* [What you need to do]: Within the listing below, how many lines include the string "else"? Reply with only the number.

* [Exercise data]:
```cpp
static int conv_impl(const mbx_conv_desc* d, mbx_stream_t stream, int dry) {
  int st = check_desc(d);
  if (st != MBX_OK) return st;
  if (!d->w || !d->y) return MBX_ERR_INVALID_ARG;
  if ((reinterpret_cast<uintptr_t>(d->w) & 15)) return MBX_ERR_INVALID_ARG;
  const bool f32 = d->epilogue == MBX_EPI_STORE_F32;
  if (!f32 && (d->C_out % 8 || d->ldy % 8 || (reinterpret_cast<uintptr_t>(d->y) & 15))) return MBX_ERR_INVALID_ARG;
  if (d->epilogue == MBX_EPI_RESIDUAL && (!d->skip || d->ld_skip % 8 || (reinterpret_cast<uintptr_t>(d->skip) & 15)))
    return MBX_ERR_INVALID_ARG;
  if ((long long)d->N * d->y_img_stride >= (1LL << 31)) return MBX_ERR_UNSUPPORTED;
  if (d->stats_partial && (d->epilogue != MBX_EPI_STORE || d->accumulate || d->skip)) return MBX_ERR_INVALID_ARG;
  if (d->epilogue == MBX_EPI_STORE && d->skip && (d->ld_skip % 8 || (reinterpret_cast<uintptr_t>(d->skip) & 15))) return MBX_ERR_INVALID_ARG;
  MBX_ENTER();
  ConvK k;
  k.x = reinterpret_cast<const unsigned short*>(d->x);
  k.x_img_stride = (int)d->x_img_stride; k.ldx = d->ldx; k.H_in = d->H_in; k.W_in = d->W_in; k.C_in = d->C_in;
  k.w = reinterpret_cast<const unsigned short*>(d->w);
  k.C_out = d->C_out; k.R = d->R; k.S = d->S; k.Ktot = d->R * d->S * d->C_in;
  k.x_bytes = (unsigned)(2 * ((long long)(d->N - 1) * d->x_img_stride + ((long long)d->H_in * d->W_in - 1) * d->ldx + d->C_in));
  k.w_bytes = (unsigned)(2LL * d->C_out * k.Ktot);
  if (d->transposed) { k.mul = 1; k.shift = d->stride == 2 ? 1 : 0; } else { k.mul = d->stride; k.shift = 0; }
  k.pad_t = d->pad_t; k.pad_l = d->pad_l; k.W_out = d->W_out; k.HW_out = d->H_out * d->W_out;
  k.M = d->N * k.HW_out;
  k.y = d->y; k.y_img_stride = (int)d->y_img_stride; k.ldy = d->ldy;
  k.epi = d->epilogue; k.relu = d->relu; k.accumulate = d->accumulate;
  k.scale = d->scale; k.shiftv = d->shift;
  k.skip = reinterpret_cast<const unsigned short*>(d->skip);
  k.skip_img_stride = (int)d->skip_img_stride; k.ld_skip = d->ld_skip; k.rscale = d->rscale;
  k.bits = nullptr; k.bits_ld = 0; k.bits_bytes = 0;
  if (d->relu_bits) {
    const bool wr = d->epilogue == MBX_EPI_RESIDUAL && d->relu, rd = d->epilogue == MBX_EPI_STORE && !d->skip;
    if ((!wr && !rd) || d->ld_bits % 4 || d->ld_bits < 4 * ((d->C_out + 31) / 32) || (reinterpret_cast<uintptr_t>(d->relu_bits) & 3)) return MBX_ERR_INVALID_ARG;
    if (d->stats_partial || d->bn_bwd_stats) return MBX_ERR_UNSUPPORTED;
    const long long bb = (long long)d->N * d->H_out * d->W_out * d->ld_bits;
    if (bb >= (1LL << 31)) return MBX_ERR_UNSUPPORTED;
    k.bits = reinterpret_cast<unsigned char*>(d->relu_bits); k.bits_ld = d->ld_bits; k.bits_bytes = (unsigned)bb;
  }
  k.stats = d->stats_partial;
  if (d->stats_rows_mod < 0 || d->stats_rows_mod > 1024 || d->stats_ld < 0 || (d->stats_ld && d->stats_ld < d->C_out)) return MBX_ERR_INVALID_ARG;
  k.stats_mod = d->stats_rows_mod; k.stats_ld = d->stats_ld ? d->stats_ld : d->C_out;
  k.stats_cap = 0.f;
  k.fa = FusedApply{};
  k.fa.bar = nullptr;
  k.fb = FusedBwd{};
  k.fb.bar = nullptr;
  if (d->bn_bwd) {
    const mbx_bn_bwd_fused* b = d->bn_bwd;
    if (!b->barrier || (reinterpret_cast<uintptr_t>(b->barrier) & 127) || b->n < 1 || b->n > 4 || b->c_begin[0] != 0) return MBX_ERR_INVALID_ARG;
    if (d->epilogue != MBX_EPI_STORE || d->accumulate || d->skip || d->relu_bits || d->stats_partial || d->bn_bwd_stats || d->bn_apply ||
        d->stride != 1 || d->C_out > 2048 || d->y_img_stride != (int64_t)d->H_out * d->W_out * d->ldy)
      return MBX_ERR_UNSUPPORTED;
    const int tc = d->tile_config;
    if (!((tc > kI5Flag && tc <= kI5Flag + 7) || tc == kDirectWCfg || tc == kResidentCfg)) return MBX_ERR_UNSUPPORTED;
    const long long Mll = (long long)d->N * d->H_out * d->W_out;
    for (int i = 0; i < 4; ++i) k.fb.cb[i] = 1 << 30;
    for (int i = 0; i < b->n; ++i) {
      if (!b->y[i] || !b->dy[i] || !b->mean[i] || !b->rstd[i] || (b->relu[i] && !b->beta[i]) || !b->acc[i] ||
          (reinterpret_cast<uintptr_t>(b->y[i]) & 15) || (reinterpret_cast<uintptr_t>(b->dy[i]) & 15) || b->ld_y[i] % 8 || b->ld_dy[i] % 8 ||
          b->c_begin[i] % 8 || b->c_begin[i] >= d->C_out || (i && b->c_begin[i] <= b->c_begin[i - 1]) || b->acc_ld[i] <= 0)
        return MBX_ERR_INVALID_ARG;
      if (Mll * b->ld_y[i] >= (1LL << 31) || Mll * b->ld_dy[i] >= (1LL << 31)) return MBX_ERR_UNSUPPORTED;
      k.fb.cb[i] = b->c_begin[i];
      k.fb.y[i] = reinterpret_cast<const unsigned short*>(b->y[i]); k.fb.ldy[i] = b->ld_y[i];
      k.fb.dy[i] = reinterpret_cast<unsigned short*>(b->dy[i]); k.fb.lddy[i] = b->ld_dy[i];
      k.fb.mean[i] = b->mean[i]; k.fb.rstd[i] = b->rstd[i]; k.fb.beta[i] = b->beta[i]; k.fb.dbeta[i] = b->dbeta[i];
      k.fb.acc[i] = b->acc[i]; k.fb.acc_ld[i] = b->acc_ld[i]; k.fb.relu[i] = b->relu[i];
    }
    const int fault = mbx_barrier_fault() == '3';
    k.fb.n = b->n;
    k.fb.bar = reinterpret_cast<unsigned*>(b->barrier);
    static const int probe = mbx_env_int("MBX_FUSED_PROBE", 0) & ~1;
    k.fb.spin_limit = fault ? (1u << 10) : (1u << 22); k.fb.fault = fault | probe; k.fb.step_poison = b->step_poison;
    k.fb.inv_M = (float)(1.0 / (double)Mll);
  }
  if (d->bn_apply) {
    const mbx_bn_apply_desc* b = d->bn_apply;
    if (!b->barrier || !b->a || !b->beta || !b->mean || !b->rstd || (reinterpret_cast<uintptr_t>(b->barrier) & 127) ||
        (reinterpret_cast<uintptr_t>(b->a) & 15) || b->ld_a % 8 || b->ld_a < d->C_out)
      return MBX_ERR_INVALID_ARG;
    if (!d->stats_partial || d->stats_rows_mod < 1 || d->stats_rows_mod > 16 || d->epilogue != MBX_EPI_STORE || d->accumulate || d->skip ||
        d->transposed || d->rscale != 0.f || d->C_out > 2048 || d->y_img_stride != (int64_t)d->H_out * d->W_out * d->ldy ||
        (long long)d->N * d->H_out * d->W_out * b->ld_a >= (1LL << 31))
      return MBX_ERR_UNSUPPORTED;
    const int tc = d->tile_config;
    if (!((tc > kI5Flag && tc <= kI5Flag + 7) || tc == kDirectWCfg || tc == kResidentCfg)) return MBX_ERR_UNSUPPORTED;
    const int fault = mbx_barrier_fault() == '2';
    k.fa.bar = reinterpret_cast<unsigned*>(b->barrier);
    static const int probe = mbx_env_int("MBX_FUSED_PROBE", 0) & ~1;
    k.fa.spin_limit = fault ? (1u << 10) : (1u << 22); k.fa.fault = fault | probe; k.fa.step_poison = b->step_poison;
    k.fa.a = reinterpret_cast<unsigned short*>(b->a); k.fa.ld_a = b->ld_a; k.fa.beta = b->beta;
    k.fa.mean = b->mean; k.fa.rstd = b->rstd; k.fa.mmean = b->moving_mean; k.fa.mvar = b->moving_var; k.fa.thr = b->relu_thr;
    k.fa.relu = b->relu; k.fa.eps = b->eps; k.fa.decay = b->decay;
    k.fa.inv_count = 1.0 / (double)((long long)d->N * d->H_out * d->W_out);
  }
  k.bw_n = 0; k.bw_mod = 1;
  for (int i = 0; i < 4; ++i) { k.bw_cb[i] = 1 << 30; k.bw_ldy[i] = 0; k.bw_sld[i] = 0; k.bw_y[i] = nullptr; k.bw_thr[i] = nullptr; k.bw_stats[i] = nullptr; }
  if (d->bn_bwd_stats) {
    const mbx_bn_bwd_stats* b = d->bn_bwd_stats;
    if (d->epilogue != MBX_EPI_STORE || d->accumulate || d->skip || d->stats_partial || b->n < 1 || b->n > 4 || b->rows_mod < 1 ||
        b->rows_mod > 1024 || b->c_begin[0] != 0)
      return MBX_ERR_INVALID_ARG;
    for (int i = 0; i < b->n; ++i) {
      if (!b->y[i] || !b->relu_thr[i] || !b->stats[i] || (reinterpret_cast<uintptr_t>(b->y[i]) & 15) || b->ld_y[i] % 8 || b->c_begin[i] % 32 ||
          b->c_begin[i] >= d->C_out || (i && b->c_begin[i] <= b->c_begin[i - 1]) || b->stats_ld[i] <= 0)
        return MBX_ERR_INVALID_ARG;
      k.bw_cb[i] = b->c_begin[i]; k.bw_ldy[i] = b->ld_y[i]; k.bw_sld[i] = b->stats_ld[i];
      k.bw_y[i] = reinterpret_cast<const unsigned short*>(b->y[i]); k.bw_thr[i] = b->relu_thr[i]; k.bw_stats[i] = b->stats[i];
    }
    k.bw_n = b->n; k.bw_mod = b->rows_mod;
  }
  if (d->accumulate && d->acc_src) {
    if (d->ld_acc % 8 || (reinterpret_cast<uintptr_t>(d->acc_src) & 15) || (long long)d->N * d->acc_img_stride >= (1LL << 31))
      return MBX_ERR_INVALID_ARG;
    k.acc_src = reinterpret_cast<const unsigned short*>(d->acc_src); k.acc_img_stride = (int)d->acc_img_stride; k.ld_acc = d->ld_acc;
  } else {
    k.acc_src = reinterpret_cast<const unsigned short*>(d->y); k.acc_img_stride = (int)d->y_img_stride; k.ld_acc = d->ldy;
  }
  {
    const long long last_pix = (long long)k.HW_out - 1, span = ((d->C_out + 7) / 8) * 8;
    const long long yb = 2 * ((long long)(d->N - 1) * d->y_img_stride + last_pix * d->ldy + span);
    const long long sb = d->skip ? 2 * ((long long)(d->N - 1) * d->skip_img_stride + last_pix * d->ld_skip + span) : 0;
    const long long ab = 2 * ((long long)(d->N - 1) * k.acc_img_stride + last_pix * k.ld_acc + span);
    if (!f32 && (yb >= (1LL << 31) || sb >= (1LL << 31) || ab >= (1LL << 31))) return MBX_ERR_UNSUPPORTED;
    k.y_bytes = (unsigned)yb; k.skip_bytes = (unsigned)sb; k.acc_bytes = (unsigned)ab;
  }
  set_magic((unsigned)k.HW_out, k.mg_hw, k.sh_hw);
  set_magic((unsigned)k.W_out, k.mg_w, k.sh_w);
  k.pw = (d->R == 1 && d->S == 1 && d->pad_t == 0 && d->pad_l == 0 && d->stride == 1) ? 1 : 0;
  k.skip_taps = 0; k.parity = 0;
  k.work_counter = d->work_counter;
  k.max_wg = d->max_workgroups;
  k.dry = dry;
  k.ksplit = 1; k.kps = 1 << 30; k.y_split_stride = 0;
#ifdef MBX_I5_STAMPS
  {
    static const unsigned long long sp = getenv("MBX_I5_STAMP_PTR") ? strtoull(getenv("MBX_I5_STAMP_PTR"), nullptr, 10) : 0ull;
    k.stamps = reinterpret_cast<unsigned long long*>(sp);
    k.dbg = mbx_env_int("MBX_I5_DBG", 0);
    k.stagger = mbx_env_int("MBX_STAGGER", 0);
  }
#endif
  for (int c = 0; c < 4; ++c) { k.cls_m0[c] = 0; k.cls_hw[c] = 1; k.cls_w[c] = 1; }
  static const bool notap = mbx_env_char("MBX_NO_TAP_SKIP") == '1';
  if (k.shift && d->C_in % 64 == 0 && !notap) {
    int m0 = 0;
    for (int c = 0; c < 4; ++c) {
      const int hc = (d->H_out - (c >> 1) + 1) / 2, wc = (d->W_out - (c & 1) + 1) / 2;
      k.cls_m0[c] = m0;
      k.cls_hw[c] = hc * wc > 0 ? hc * wc : 1;
      k.cls_w[c] = wc > 0 ? wc : 1;
      m0 += d->N * hc * wc;
    }
    k.skip_taps = k.parity = 1;
  }
  if (k.bits && k.shift) return MBX_ERR_UNSUPPORTED;
  hipStream_t s = mbx_s(stream);
  if (d->tile_config > kSplitFlag) {
    const int S = d->tile_config - kSplitFlag;
    if (S < 2 || S > kSplitMax || d->transposed || d->bn_bwd_stats || d->relu_bits || d->epilogue != MBX_EPI_STORE || d->accumulate || d->skip || d->rscale != 0.f)
      return MBX_ERR_UNSUPPORTED;
    const int ldp = ((d->C_out + 7) / 8) * 8;
    int ksplit, kps;
    splitk_geom((k.Ktot + 63) >> 6, S, ksplit, kps);
    const long long slice = (long long)k.M * ldp;
    if (!d->splitk_ws || (reinterpret_cast<uintptr_t>(d->splitk_ws) & 15) || d->splitk_ws_bytes < (int64_t)(4 * slice * ksplit) ||
        slice * ksplit >= (1LL << 31))
      return MBX_ERR_WORKSPACE;
    ConvK g = k;
    g.epi = MBX_EPI_STORE_F32; g.stats = nullptr; g.relu = 0;
    g.y = d->splitk_ws; g.ldy = ldp; g.y_img_stride = k.HW_out * ldp;
    g.ksplit = ksplit; g.kps = kps; g.y_split_stride = slice;
    st = launch_igemm<128, 64, 2, 2>(g, s);
    if (st != MBX_OK || dry) return st;
    hipLaunchKernelGGL(splitk_reduce_kernel, dim3((k.M + kSplitRows - 1) / kSplitRows), dim3(256), 0, s, reinterpret_cast<const float*>(d->splitk_ws),
                       ksplit, slice, k.M, k.C_out, ldp, reinterpret_cast<unsigned short*>(k.y), k.HW_out,
                       (long long)k.y_img_stride, k.ldy, k.stats, k.stats_mod, k.stats_ld, stats_cap_for((k.M + kSplitRows - 1) / kSplitRows));
    MBX_LAUNCH_CHECK();
    return MBX_OK;
  }
  if (d->tile_config == kDirectCfg) return mbx_launch_direct3(k, d->N, d->H_out, s);
  if (d->tile_config == kDirectWCfg) return mbx_launch_directw(k, d->N, d->H_out, s);
  if (d->tile_config == kResidentCfg) return mbx_launch_resident(k, d->N, d->H_out, s);
  if (d->tile_config == kPwResCfg) return mbx_launch_pwres(k, s);
  if (d->tile_config == kI7Cfg) return mbx_launch_igemm7(k, s);
  if (d->tile_config > kI5Flag) return mbx_launch_igemm5(k, d->tile_config - kI5Flag - 1, s);
  switch (choose_cfg(k.M, k.C_out, d->tile_config)) {
    case 0: return launch_igemm<128, 128, 2, 2>(k, s);
    case 1: return launch_igemm<128, 64, 2, 2>(k, s);
    case 2: return launch_igemm<64, 128, 2, 2>(k, s);
    case 3: return launch_igemm<128, 32, 1, 4>(k, s);
    case 5: return launch_igemm<256, 128, 2, 4>(k, s);
    case 6: return launch_igemm<128, 128, 2, 4>(k, s);
    case 7: return launch_igemm<256, 64, 1, 8>(k, s);
    case 8: return launch_igemm<128, 128, 2, 4, 2>(k, s);
    case 9: return launch_igemm<128, 64, 2, 2, 2>(k, s);
    case 10: return launch_igemm<64, 64, 2, 2, 2>(k, s);
    case 11: return launch_igemm<128, 64, 2, 4, 2>(k, s);
    case 12: return launch_igemm<256, 64, 1, 8, 2>(k, s);
    case 13: return launch_igemm<128, 128, 2, 2, 2>(k, s);
    default: return launch_igemm<64, 64, 2, 2>(k, s);
  }
}
```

* [Result]: 2